- Assignment -
Where a line of the entries holds the string "return", copy that line.

Collected data entries:
-- Opening Marker --
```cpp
__global__ __launch_bounds__(TB) void k_cas_decide(CasIv *__restrict__ iv, u64 *__restrict__ best, u32 *__restrict__ wmax, int32_t *__restrict__ depth,
                                                   CasRes *__restrict__ res, u32 minl, u32 *__restrict__ counters, u32 child_cap,
                                                   u32 *__restrict__ und_list, u32 leaf_n, RvCascadeIO io, CasDanger dg, int danger) {
    __shared__ u32 s_cnt[TB / 64][3];
    __shared__ u32 s_base[3];
    const u32 lo = counters[C_LO], hi = counters[C_HI];
    const int lane = threadIdx.x & 63, w = threadIdx.x >> 6;
    const u64 lt = (lane == 0) ? 0ull : (~0ull >> (64 - lane));
    for (u32 first = lo + blockIdx.x * TB; first < hi; first += gridDim.x * TB) {
        const u32 id = first + threadIdx.x;
        const bool in = id < hi;
        CasIv p; p.a0 = p.a1 = p.b0 = p.b1 = 0;
        u64 bk = 0; u32 wm = 0; int32_t dp = 0;
        CasRes r; r.qa = r.qb = 0; r.ql = 0; r.lead = r.trail = NONE; r.state = 2;
        if (in) { p = iv[id]; bk = best[id]; wm = wmax[id]; dp = depth[id]; r = res[id]; }
        const int64_t la = (int64_t)p.a1 - p.a0, lb = (int64_t)p.b1 - p.b0;
        const u32 bl = (u32)(bk >> KEY_SHIFT);
        const bool can = in & (la >= (int64_t)minl) & (lb >= (int64_t)minl);
        bool split = can & (bl >= minl) & (bl > wm);
        bool und = can & !split & (wm >= minl);
        bool forced = false, retry = false;
        if (danger && und && (u64)(la + lb) > (u64)dg.leaf_n) {
            const u32 fl = dg.flag[id];
            const u64 kh = dg.best[id], kc = (bl >= minl && !(fl & 1u)) ? bk : 0ull;
            if (!(fl & 2u)) {
                if (kh == 0 && kc == 0) {
                    if (bl < minl) und = false;
                    else if ((fl >> 8) < 16u) { retry = true; und = false; }
                } else {
                    if (kh > kc) { r.qa = (sa_t)(KEY_LOW - (kh & KEY_LOW)); r.qb = dg.qb[id]; r.ql = (u32)(kh >> KEY_SHIFT); }
                    split = true; forced = true; und = false;
                }
            }
// ... 512 lines not shown
            }
        }
        dg.leaf_n = (u32)ws.opt.cascade_danger_min;
    }
    const sa_t *d_beginA = nullptr, *d_beginB = nullptr;
    if (!chain) {
        hipLaunchKernelGGL(k_cas_init, dim3((unsigned)std::max<int64_t>(1, ceil_div((int64_t)NW, TB))), dim3(TB), 0, q, biv.as<CasIv>(), bbest.as<u64>(), bwm.as<u32>(),
                           bdep.as<int32_t>(), bres.as<CasRes>(), counters, root, bwc.as<u32>(), NW, dg.best, dg.flag, dg.ceil);
        RV_LAUNCH_CHECK();
    } else {
        const u32 R = cb.lin_roots, P = cb.lin_picks;
        if ((int64_t)R + 16 > (int64_t)ccap_k || P > iok.anchor_cap) GIVE_UP("more sequences than the cascade's tables hold");
        const uint8_t *tb = cb.d[32].as<uint8_t>();
        CasRootTabs rt;
        rt.beginA = (const sa_t *)(tb + cb.lin_off[0]); rt.beginB = (const sa_t *)(tb + cb.lin_off[1]);
        rt.pickA = (const int32_t *)(tb + cb.lin_off[2]); rt.pickB = (const int32_t *)(tb + cb.lin_off[3]);
        rt.rootLead = (const u32 *)(tb + cb.lin_off[4]); rt.rootTrail = (const u32 *)(tb + cb.lin_off[5]);
        rt.nA = cb.lin_nA; rt.nB = cb.lin_nB;
        d_beginA = rt.beginA; d_beginB = rt.beginB;
        hipLaunchKernelGGL(k_cas_init_roots, dim3((unsigned)std::max<int64_t>(1, ceil_div((int64_t)R, TB))), dim3(TB), 0, q, biv.as<CasIv>(), bbest.as<u64>(), bwm.as<u32>(),
                           bdep.as<int32_t>(), bres.as<CasRes>(), counters, (const CasIv *)cb.d[30].as<CasIv>(), (const int32_t *)cb.d[31].as<int32_t>(), R, dg.best, dg.flag, dg.ceil);
        RV_LAUNCH_CHECK();
        hipLaunchKernelGGL(k_cas_assign_roots, dim3((unsigned)std::max<int64_t>(1, ceil_div((int64_t)std::max(M, NW), TB))), dim3(TB), 0, q, (const sa_t *)bpa.as<sa_t>(),
                           (const sa_t *)bpb.as<sa_t>(), (const u32 *)blen.as<u32>(), bcc.as<u32>(), M, wp, bwc.as<u32>(), NW, (const CasIv *)cb.d[30].as<CasIv>(), rt, (int64_t)minl);
        RV_LAUNCH_CHECK();
        RV_HIP(hipMemcpyAsync(io.anchor_pos, cb.d[33].p, (size_t)P * 16, hipMemcpyDeviceToDevice, q));
        RV_HIP(hipMemcpyAsync(io.anchor_l, (const uint8_t *)cb.d[33].p + (size_t)P * 16, (size_t)P * 4, hipMemcpyDeviceToDevice, q));
        RV_HIP(hipMemcpyAsync(io.anchor_count, &cb.lin_picks, 4, hipMemcpyHostToDevice, q));
    }

    if (verbose) { (void)hipStreamSynchronize(q); tp[2] = cas_now(); }
    const unsigned agrid = (unsigned)(ceil_div((int64_t)M, TB * CAS_ITEMS) + ceil_div((int64_t)NW, TB * CAS_ITEMS));
    const int batch = std::max(1, (int)ws.opt.cascade_batch);
    int queued = 0;
    RV_TRY(rv_working_text_begin(h, host ? host->side : nullptr));
    u32 sent = 0, known = 0;
    auto send_known = [&]() -> int {
        if (!host || !host->side || !host->l || known <= sent || known > host->cap) return 0;
        RV_HIP(hipMemcpyAsync(host->pos + 2 * (size_t)sent, io.anchor_pos + 2 * (size_t)sent, (size_t)(known - sent) * 16, hipMemcpyDeviceToHost, host->side));
        RV_HIP(hipMemcpyAsync(host->l + sent, io.anchor_l + sent, (size_t)(known - sent) * 4, hipMemcpyDeviceToHost, host->side));
        sent = known;
        return 0;
    };
    struct PrioScope {
        Workspace &w; hipStream_t home; RvCascadeBufs &cb; bool on = false;
        ~PrioScope() { leave(); }
        void leave() {
            if (!on) return;
            on = false;
            (void)hipEventRecord(cb.ev_out, w.stream);
            w.stream = home;
            (void)hipStreamWaitEvent(home, cb.ev_out, 0);
        }
    } prio{ws, q, cb};
    if (ws.opt.cascade_prio) {
        if (!cb.prio_stream) {
            int plo = 0, phi = 0;
            RV_HIP(hipDeviceGetStreamPriorityRange(&plo, &phi));
            RV_HIP(hipStreamCreateWithPriority(&cb.prio_stream, hipStreamNonBlocking, phi));
            RV_HIP(hipEventCreateWithFlags(&cb.ev_in, hipEventDisableTiming));
            RV_HIP(hipEventCreateWithFlags(&cb.ev_out, hipEventDisableTiming));
        }
        RV_HIP(hipEventRecord(cb.ev_in, q));
        RV_HIP(hipStreamWaitEvent(cb.prio_stream, cb.ev_in, 0));
        ws.stream = cb.prio_stream; prio.on = true;
        q = cb.prio_stream;
    }
    for (;;) {
        for (int b = 0; b < batch; b++, queued++) {
            hipLaunchKernelGGL(k_cas_assign, dim3(agrid), dim3(TB), 0, q, (const sa_t *)bpa.as<sa_t>(), (const sa_t *)bpb.as<sa_t>(), (const u32 *)blen.as<u32>(), bcc.as<u32>(), M,
                               wp, wv, bwc.as<u32>(), NW, (const CasIv *)biv.as<CasIv>(), (const CasRes *)bres.as<CasRes>(),
                               bbest.as<u64>(), bwm.as<u32>(), (int64_t)minl, queued == 0 ? 1 : 0, (const u64 *)((danger && NW) ? dg.ceil : nullptr));
            RV_LAUNCH_CHECK();
            hipLaunchKernelGGL(k_cas_winner, dim3((unsigned)ceil_div((int64_t)M, TB)), dim3(TB), 0, q, (const sa_t *)bpa.as<sa_t>(), (const sa_t *)bpb.as<sa_t>(),
                               (const u32 *)blen.as<u32>(), (const u32 *)bcc.as<u32>(), M, (const CasIv *)biv.as<CasIv>(), bres.as<CasRes>(), (const u64 *)bbest.as<u64>(), (int64_t)minl);
            RV_LAUNCH_CHECK();
            if (danger && NW) {
                const unsigned wb = (unsigned)ceil_div((int64_t)NW, TB);
                hipLaunchKernelGGL(k_cas_dmark, dim3(256), dim3(TB), 0, q, (const CasIv *)biv.as<CasIv>(), (const u64 *)bbest.as<u64>(), (const u32 *)bwm.as<u32>(), minl, (const u32 *)counters, dg);
                RV_LAUNCH_CHECK();
                hipLaunchKernelGGL(k_cas_dwalk, dim3(wb), dim3(TB), 0, q, wp, wv, (const u32 *)bwc.as<u32>(), NW, (const CasIv *)biv.as<CasIv>(), (const u64 *)bbest.as<u64>(),
                                   (const u32 *)bwm.as<u32>(), minl, dg);
                RV_LAUNCH_CHECK();
                if (dwalk_nmed) {
                    hipLaunchKernelGGL(k_cas_dwalk_blk, dim3((unsigned)dwalk_nmed), dim3(TB), 0, q, wp, wv, (const u32 *)bwc.as<u32>(), dwalk_boff, dwalk_mlist, dwalk_nmed,
                                       (const CasIv *)biv.as<CasIv>(), (const u64 *)bbest.as<u64>(), (const u32 *)bwm.as<u32>(), minl, dg);
                    RV_LAUNCH_CHECK();
                }
                hipLaunchKernelGGL(k_cas_dpick, dim3(wb), dim3(TB), 0, q, wp, wv, (const u32 *)bwc.as<u32>(), NW, (const CasIv *)biv.as<CasIv>(), (const CasRes *)bres.as<CasRes>(),
                                   (const u64 *)bbest.as<u64>(), (const u32 *)bwm.as<u32>(), minl, dg);
                RV_LAUNCH_CHECK();
                hipLaunchKernelGGL(k_cas_dwrite, dim3(wb), dim3(TB), 0, q, wp, (const u32 *)bwc.as<u32>(), NW, dg);
                RV_LAUNCH_CHECK();
            }
            hipLaunchKernelGGL(k_cas_decide, dim3(256), dim3(TB), 0, q, biv.as<CasIv>(), bbest.as<u64>(), bwm.as<u32>(), bdep.as<int32_t>(),
                               bres.as<CasRes>(), minl, counters, ccap_k, bund.as<u32>(), (u32)RV_LEAF_N, iok, dg, (danger && NW) ? 1 : 0);
            RV_LAUNCH_CHECK();
        }
        RV_TRY(send_known());
        RV_TRY(rv_read_back(ws, hc, counters, sizeof hc));
        if (hc[C_ERR] & ~5u) { rv_set_error("cascade: device error %u", hc[C_ERR]); return -1; }
        if (hc[C_ERR]) GIVE_UP("the cascade's tables are full");
        known = hc[C_NANCH];
        if (hc[C_MAXN] > (u32)RV_LEAF_N) break;
        if (hc[C_HI] == hc[C_LO]) break;
        if (queued > 1000000) { rv_set_error("cascade: no progress"); return -1; }
    }
    prio.leave(); q = ws.stream;
    const int level = (int)hc[C_LEVELS];
    const u32 hi = hc[C_NCHILD];
    if (verbose) tp[3] = cas_now();
    out->levels = level; out->children = hi; out->solved = hc[C_NSOLVED]; out->unsolved = hc[C_NUNSOLVED];
    const u32 U = hc[C_NUND];
    out->undecided = U;
    if (hc[C_MAXN] > (u32)RV_LEAF_N) {
        out->why = "an undecided sub-index above the leaf kernel's size";
        if (verbose) fprintf(stderr, "cascade%s: gave up: %s (%u ranks; %u levels, %u sub-indices, %u undecided, %u decided from witnesses, %u not)\n", danger ? " (second attempt)" : "", out->why, hc[C_MAXN], level, hi, U, hc[C_NSOLVED], hc[C_NUNSOLVED]);
        return 0;
    }
    hipLaunchKernelGGL(k_cas_stats, dim3(256), dim3(TB), 0, q, (const u32 *)counters, (const int32_t *)bdep.as<int32_t>(), io);
    RV_LAUNCH_CHECK();
    RV_TRY(send_known());
    if (chain) {
        hipLaunchKernelGGL(k_cas_lineage_stats, dim3(1), dim3(64), 0, q, io.stats, (unsigned long long)cb.lin_steps, (unsigned long long)cb.lin_maxdepth);
        RV_LAUNCH_CHECK();
    }
    if (U > 0) {
        RV_TRY(bsz.reserve((size_t)(U + 1) * 8));
// ... 43 lines not shown
```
-- Closing Marker --
- Response box -
        if (!host || !host->side || !host->l || known <= sent || known > host->cap) return 0;
        return 0;
            if (!on) return;
        if (hc[C_ERR] & ~5u) { rv_set_error("cascade: device error %u", hc[C_ERR]); return -1; }
        if (queued > 1000000) { rv_set_error("cascade: no progress"); return -1; }
        return 0;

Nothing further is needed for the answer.